Peer review has become a fundamental pillar of modern science. However, it is a mechanism that has undergone few revisions. Now many researchers want to adapt it to the 21st century.
To understand the ins and outs of peer review (peer review) should be familiar with the process. Peer review It is a form of quality control to which scientific articles are submitted. (The texts in which scientists disclose the processes and results of their research), those that appear in journals such as Nature, Science, PNAS, and a very long etcetera of publications.
How exactly is this process? When a scientific finding is made, the research team sends the text of the article (and as much additional information as necessary) to the journal in which it wishes to publish. An editor reviews the manuscript and, if it considers that the text meets the requirements of your journal, sends it to a group of reviewers (usually three, although it can be more).
These reviewers analyze the text and issue their verdict: they can accept it from the outset, they can accept it with conditions (that the authors review some aspects) or they can reject it. In the second case, an exchange of reviews and recommendations is opened that can last for months. The latest revisions are made by the magazine itself but they are orthotypographic, not technical.
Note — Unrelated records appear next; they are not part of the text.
_v, _i, _z, _f, _d, _q, _u = C.c_void_p, C.c_int, C.c_size_t, C.c_float, C.c_double, C.c_longlong, C.c_uint32
PROTOTYPES = {
    "amos_last_error": (C.c_char_p, ()),
    "amos_device_count": (_i, ()),
    "amos_current_device": (_i, ()),
    "amos_build_variant": (C.c_char_p, ()),
    "amos_orb_create": (_i, (_v, _i, _i, _i, _i, _v, _v)),
    "amos_orb_destroy": (None, (_v,)),
    "amos_orb_geometry_probe": (_i, (_v, _i, _i, _i, _i, _v, _v)),
    "amos_orb_tables": (_i, (_v, _v, _v, _v, _v, _v, _v)),
    "amos_orb_tables_host": (_i, (_v, _v, _v, _v, _v, _v, _v)),
    "amos_orb_level_sizes": (_i, (_v, _i, _i, _v, _v)),
    "amos_orb_detect": (_i, (_v, _v, _z, _i, _i)),
    "amos_orb_level_count": (_i, (_v, _i, _i)),
    "amos_orb_level_keypoints": (_i, (_v, _i, _i, _v, _i)),
    "amos_orb_set_level_keypoints": (_i, (_v, _i, _i, _v, _i)),
    "amos_orb_level_layout": (_i, (_v, _v, _v, _v)),
    "amos_orb_fetch_levels": (_i, (_v, _i, _v, _v, _i)),
    "amos_orb_store_levels": (_i, (_v, _i, _v, _v, _i)),
    "amos_orb_gate": (_i, (_v, _v, _z, _v, _z, _v, _i, _v, _i, _v, _i, _v)),
    "amos_orb_closed_mask": (_i, (_v, _v, _z)),
    "amos_orb_describe": (_i, (_v, _v, _v, _i, _v)),
    "amos_orb_extract": (_i, (_v, _v, _z, _i, _i, _v, _v, _i, _v)),
    "amos_orb_level_image": (_i, (_v, _i, _i, _v, _z, _i)),
    "amos_orb_pyramid_images": (_i, (_v, _i, _v, _v, _i)),
    "amos_orb_blurred_image": (_i, (_v, _i, _i, _v, _z)),
    "amos_orb_level_candidates": (_i, (_v, _i, _i, _v, _i)),
    "amos_orb_extract_batch_device": (_i, (_v, _v, _z, _z, _i, _i, _i)),
    "amos_orb_detect_batch_device": (_i, (_v, _v, _z, _z, _i, _i, _i)),
    "amos_orb_gate_batch_device": (_i, (_v, _v, _z, _z)),
    "amos_orb_gate_labels_batch_device": (_i, (_v, _v, _z, _z, _v, _z, _z, _v, _z, _i, _v, _z, _i, _v)),
    "amos_orb_describe_batch_device": (_i, (_v,)),
    "amos_orb_extract_batch_device_color": (_i, (_v, _v, _z, _z, _i, _i, _i, _i, _i)),
    "amos_frame_rgbd_glue_batch_device": (_i, (_v, _v, _i, _f, _z, _z, _f, _f, _f, _f, _f, _v, _v, _v, _v)),
    "amos_frame_stereo_match": (_i, (_v, _v, _f, _f, _v, _v, _i)),
    "amos_frame_stereo_match_batch_device": (_i, (_v, _v, _i, _f, _f, _v, _v, _v, _v)),
    "amos_frame_stereo_match_arrays_device": (_i, (_v, _v, _i, _v, _v, _v, _i, _v, _v, _v, _i, _f, _f, _v, _v, _v, _v)),
    "amos_frame_undistort_batch_device": (_i, (_v, _f, _f, _f, _f, _v, _i, _v)),
    "amos_frame_image_bounds": (_i, (_i, _i, _f, _f, _f, _f, _v, _i, _v)),
    "amos_orb_batch_results_device": (_i, (_v, _v, _v, _v, _v)),
    "amos_orb_batch_fetch": (_i, (_v, _i, _v, _v, _i, _v)),
    "amos_orb_sync": (_i, (_v,)),
    "amos_orb_timing_enable": (_i, (_v, _i)),
    "amos_orb_timing_collect": (_i, (_v, _v, _v)),
    "amos_orb_stream": (_v, (_v,)),
    "amos_match_create": (_i, (_i, _v, _v)),
    "amos_match_destroy": (None, (_v,)),
    "amos_match_sync": (_i, (_v,)),
    "amos_match_stream": (_v, (_v,)),
    "amos_match_distances": (_i, (_v, _v, _i, _v, _i, _v)),
    "amos_match_list_distances": (_i, (_v, _v, _i, _v, _i, _v, _v, _v)),
    "amos_match_list_best2": (_i, (_v, _v, _i, _v, _i, _v, _v, _i, _v)),
    "amos_match_bruteforce_best2": (_i, (_v, _v, _i, _v, _i, _i, _v)),
    "amos_match_set_bruteforce_kernel": (_i, (_v, _i)),
    "amos_match_bruteforce_best2_batch_device": (_i, (_v, _v, _z, _v, _v, _v, _i, _i, _i, _v)),
    "amos_frame_grid_build_batch_device": (_i, (_v, _v, _v, _i, _i, _v, _v)),
    "amos_match_window_best2_batch_device": (_i, (_v, _v, _v)),
    "amos_match_local_points_batch_device": (_i, (_v, _v)),
    "amos_match_local_points": (_i, (_v, _v, _v, _v, _i, _v, _i, _v, _v, _v, _i, _f, _f, _f, _f, _v, _v, _v, _v)),
    "amos_match_motion_model_batch_device": (_i, (_v, _v)),
    "amos_match_motion_model": (_i, (_v, _v, _v, _v, _i, _v, _i, _v, _v, _i, _f, _f, _f, _f, _v, _v, _v, _v)),
    "amos_bow_create": (_i, (_i, _v, _i, _i, _i, _i, _i, _v, _v, _v, _v, _v)),
    "amos_bow_destroy": (None, (_v,)),
    "amos_bow_sync": (_i, (_v,)),
    "amos_bow_stream": (_v, (_v,)),
    "amos_bow_check": (_i, (_i, _i, _i, _i, _i, _v, _v, _v)),
    "amos_bow_transform_batch_device": (_i, (_v, _v, _v, _i, _i, _i, _v, _v, _v, _v, _v, _v, _v, _v, _v, _v)),
    "amos_bow_transform": (_i, (_v, _v, _i, _i, _v, _v, _v, _v, _v, _v, _v, _v)),
    "amos_match_bow_batch_device": (_i, (_v, _v)),
    "amos_match_bow": (_i, (_v, _v, _v, _f, _i, _v, _v)),
    "amos_match_bow_kf_batch_device": (_i, (_v, _v, _f, _i)),
    "amos_match_triangulation_batch_device": (_i, (_v, _v, _v, _v, _v, _i, _i, _i)),
    "amos_match_bow_kf": (_i, (_v, _v, _v, _f, _i, _v, _v)),
    "amos_match_triangulation": (_i, (_v, _v, _v, _i, _v, _v, _v, _i, _i, _i, _v, _v)),
    "amos_mask_pre_create": (_i, (_i, _v, _i, _i, _i, _v)),
    "amos_mask_pre_destroy": (None, (_v,)),
    "amos_mask_pre_stream": (_v, (_v,)),
    "amos_mask_preprocess_batch_device": (_i, (_v, _v, _i, _v)),
    "amos_orb_detect_color_with_mask_pre_batch_device": (_i, (_v, _v, _v, _z, _z, _i, _i, _i, _i, _i, _v)),
    "amos_mask_bias_act_device": (_i, (_v, _v, _v, _v, _z, _i, _i)),
    "amos_mask_bias_relu_maxpool_device": (_i, (_v, _v, _v, _v, _i, _i, _i, _i)),
    "amos_mask_stem_weight_floats": (_i, ()),
    "amos_mask_stem_weights_device": (_i, (_v, _v, _q, _q, _q, _q, _v)),
    "amos_mask_stem_device": (_i, (_v, _v, _q, _q, _q, _q, _v, _v, _v, _i, _i, _i)),
    "amos_mask_conv_supported": (_i, (_i, _i, _i, _i, _i, _i)),
    "amos_mask_conv_device": (_i, (_v, _v, _v, _v, _v, _v, _i, _i, _i, _i, _i, _i, _i, _i, _i, _i)),
    "amos_mask_conv_workspace_bytes": (_z, (_i, _i, _i, _i, _i, _i, _i, _i, _i)),
    "amos_mask_conv_ws_device": (_i, (_v, _v, _v, _v, _v, _v, _i, _i, _i, _i, _i, _i, _i, _i, _i, _i, _v, _z)),
    "amos_mask_conv_tile_mode": (_i, (_i,)),
    "amos_mask_conv_kernel_name": (_i, (_i, _i, _i, _i, _i, _i, _i, _i, _i, _v, _i)),
    "amos_mask_conv_chain_supported": (_i, (_i, _i, _i, _i, _i, _i, _i)),
    "amos_mask_conv_chain_device": (_i, (_v, _v, _v, _v, _v, _v, _v, _v, _i, _i, _i, _i, _i, _i, _i)),
    "amos_mask_conv1x1_supported": (_i, (_i, _i, _i)),
    "amos_mask_winograd_supported": (_i, (_i, _i)),
    "amos_mask_winograd_weight_floats": (_z, (_i, _i)),
    "amos_mask_winograd_weights_device": (_i, (_v, _v, _v, _i, _i)),
    "amos_mask_winograd_conv_device": (_i, (_v, _v, _v, _v, _v, _v, _i, _i, _i, _i, _i, _i)),
    "amos_mask_winograd24_weight_floats": (_z, (_i, _i)),
    "amos_mask_winograd24_weights_device": (_i, (_v, _v, _v, _i, _i)),
    "amos_mask_winograd24_conv_device": (_i, (_v, _v, _v, _v, _v, _v, _i, _i, _i, _i, _i, _i)),
    "amos_mask_winograd24_conv_layout_device": (_i, (_v, _v, _v, _v, _v, _v, _i, _i, _i, _i, _i, _i, _i, _i)),
    "amos_mask_winograd24_persistent_mode": (_i, (_i,)),
    "amos_mask_winograd24_narrow_mode": (_i, (_i,)),
    "amos_mask_conv1x1_device": (_i, (_v, _v, _v, _v, _v, _v, _i, _i, _i, _i, _i, _i, _i)),
    "amos_mask_bilinear_nhwc_device": (_i, (_v, _v, _v, _i, _i, _i, _i, _i, _i, _f, _f)),
    "amos_mask_bilinear_nhwc_act_device": (_i, (_v, _v, _v, _i, _i, _i, _i, _i, _i, _f, _f, _i)),
    "amos_mask_bilinear_x2_mode": (_i, (_i,)),
    "amos_mask_nms_column_max_device": (_i, (_v, _v, _v, _i, _i)),
    "amos_mask_class_scores_device": (_i, (_v, _v, _v, _i, _i, _i, _f)),
    "amos_mask_person_mask_device": (_i, (_v, _v, _v, _v, _i, _i, _i, _i, _i, _i)),
    "amos_mask_head_outputs_device": (_i, (_v, _v, _v, _v, _v, _v, _i, _i, _i, _i, _i, _i, _i, _i)),
    "amos_mask_head_outputs_scores_device": (_i, (_v, _v, _v, _v, _v, _v, _v, _f, _i, _i, _i, _i, _i, _i, _i, _i)),
    "amos_mask_topk_rows_device": (_i, (_v, _v, _v, _v, _i, _i, _i)),
    "amos_mask_topk_rows_sparse_device": (_i, (_v, _v, _v, _v, _i, _i, _i, _f)),
    "amos_mask_post_workspace_bytes": (_z, (_i, _i, _i, _i, _i, _i)),
    "amos_mask_person_masks_device": (_i, (_v, _v, _v, _v, _v, _v, _i, _i, _i, _i, _i, _i, _i, _i, _v, _z, _v, _v)),
    "amos_mask_person_masks_scores_device": (_i, (_v, _v, _v, _v, _v, _v, _i, _i, _i, _i, _i, _i, _i, _i, _v, _z, _v, _v)),
    "amos_mask_coef_at_priors_device": (_i, (_v, _v, _v, _v, _v, _v, _i, _i, _v, _v, _v, _i, _i, _i, _i, _v)),
    "amos_mask_person_masks_at_priors_device": (_i, (_v, _v, _v, _v, _v, _v, _v, _v, _i, _i, _i, _v, _v, _v, _v, _i, _i, _i, _i, _i, _i, _i, _i, _v, _z, _v, _v)),
    "amos_mask_person_masks_scores_at_priors_device": (_i, (_v, _v, _v, _v, _v, _v, _v, _v, _i, _i, _i, _v, _v, _v, _v, _i, _i, _i, _i, _i, _i, _i, _i, _v, _z, _v, _v)),
    "amos_slic_center_count": (_i, (_i, _i, _i, _v, _v)),
    "amos_slic_create": (_i, (_i, _v, _i, _i, _i, _v)),
    "amos_slic_destroy": (None, (_v,)),
    "amos_slic_stream": (_v, (_v,)),
    "amos_slic_run": (_i, (_v, _v, _v, _i, _i, _i, _i, _i, _v, _v, _v)),
    "amos_slic_batch_device": (_i, (_v, _v, _v, _i, _i, _i, _i, _i, _i, _v, _v)),
    "amos_cluster_bgr2lab_batch_device": (_i, (_v, _v, _z, _i, _v)),
    "amos_cluster_kmeans_batch_device": (_i, (_v, _v, _i, _i, _i, _u, _i, _v)),
    "amos_cluster_kmeans": (_i, (_v, _v, _i, _i, _u, _i, _v)),
    "amos_flow_check_device": (_i, (_v, _v, _z, _v, _z, _i, _i, _v, _v, _v, _i, _v)),
    "amos_flow_epipolar_device": (_i, (_v, _v, _v, _v, _v, _i, _v)),
    "amos_flow_scene_flow_device": (_i, (_v, _v, _z, _v, _z, _v, _v, _i, _v, _v)),
    "amos_flow_fundamental_score_device": (_i, (_v, _v, _i, _v, _v, _i, _d, _v, _v, _v)),
    "amos_flow_pnp_score_device": (_i, (_v, _v, _i, _v, _v, _i, _d, _d, _d, _d, _d, _v, _v, _v)),
    "amos_lk_create": (_i, (_i, _v, _i, _i, _i, _i, _v)),
    "amos_lk_destroy": (None, (_v,)),
    "amos_lk_stream": (_v, (_v,)),
    "amos_lk_levels": (_i, (_v,)),
    "amos_lk_track_device": (_i, (_v, _v, _z, _v, _z, _v, _i, _i, _d, _f, _v, _v, _v)),
    "amos_corners_create": (_i, (_i, _v, _i, _i, _v)),
    "amos_corners_destroy": (None, (_v,)),
    "amos_corners_stream": (_v, (_v,)),
    "amos_corners_good_features_device": (_i, (_v, _v, _z, _i, _i, _i, _d, _d, _d, _v, _i, _v, _v)),
    "amos_corners_candidate_count": (_i, (_v, _v)),
    "amos_corners_subpix_device": (_i, (_v, _v, _z, _i, _i, _v, _v, _i, _i, _i, _d)),
    "amos_fmat_create": (_i, (_i, _v, _i, _i, _v)),
    "amos_fmat_destroy": (None, (_v,)),
    "amos_fmat_stream": (_v, (_v,)),
    "amos_fmat_ransac_device": (_i, (_v, _i, _v, _v, _v, _v, _v, _d, _d, _i, _v, _v, _v)),
    "amos_fmat_scene_flow_pair_device": (_i, (_v, _v, _v, _v, _v, _v, _v, _v, _v)),
    "amos_fmat_ransac": (_i, (_v, _i, _v, _v, _d, _d, _i, _v, _v, _v)),
    "amos_pnp_create": (_i, (_i, _v, _i, _i, _v)),
    "amos_pnp_destroy": (None, (_v,)),
    "amos_pnp_stream": (_v, (_v,)),
    "amos_pnp_ransac_device": (_i, (_v, _i, _v, _v, _v, _v, _v, _d, _d, _d, _d, _d, _d, _i, _v, _v, _v)),
    "amos_pnp_scene_flow_device": (_i, (_v, _v, _v, _v, _v, _v, _z, _v, _z, _i, _i, _v, _d, _d, _v, _v, _v)),
    "amos_pnp_ransac": (_i, (_v, _i, _v, _v, _d, _d, _d, _d, _d, _d, _i, _v, _v, _v)),
    "amos_dyna_create": (_i, (_i, _v, _i, _i, _v)),
    "amos_dyna_destroy": (None, (_v,)),
    "amos_dyna_stream": (_v, (_v,)),
    "amos_dyna_results_device": (_i, (_v, _v)),
    "amos_dyna_copy_to_host": (_i, (_v, _v, _v, _z)),
    "amos_dyna_tail_device": (_i, (_v, _i, _v, _v, _v, _v, _v, _v, _v, _v, _v, _z, _v, _z, _i, _i, _v, _d, _d, _v)),
    "amos_dyna_reset_frame_device": (_i, (_v, _i)),
    "amos_dyna_decide_batch_device": (_i, (_v, _i, _v, _z, _z, _i, _i, _v, _z, _i, _i, _v, _z)),
    "amos_dyna_scene_flow_obj_device": (_i, (_v, _i, _v, _v, _v, _v, _v, _z, _v, _z, _i, _i, _v, _z, _v, _z, _v, _d, _d, _v)),
}
EXPORTS = list(PROTOTYPES)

and behold one of the great problems of this mechanism: its slowness. The reviewers can slow down and even stop the process (also depending on the protocols of the journals, some of which limit the response times for authors and reviewers).
Most of the scientific articles do not require urgency, but there is a cost in terms associated with delays that aggravates the budgetary restrictions of the institutions. To this we must add that neither reviewers nor authors charge per publication, indeed, some publications they charge authorswhich usually have dedicated budgets for this purpose.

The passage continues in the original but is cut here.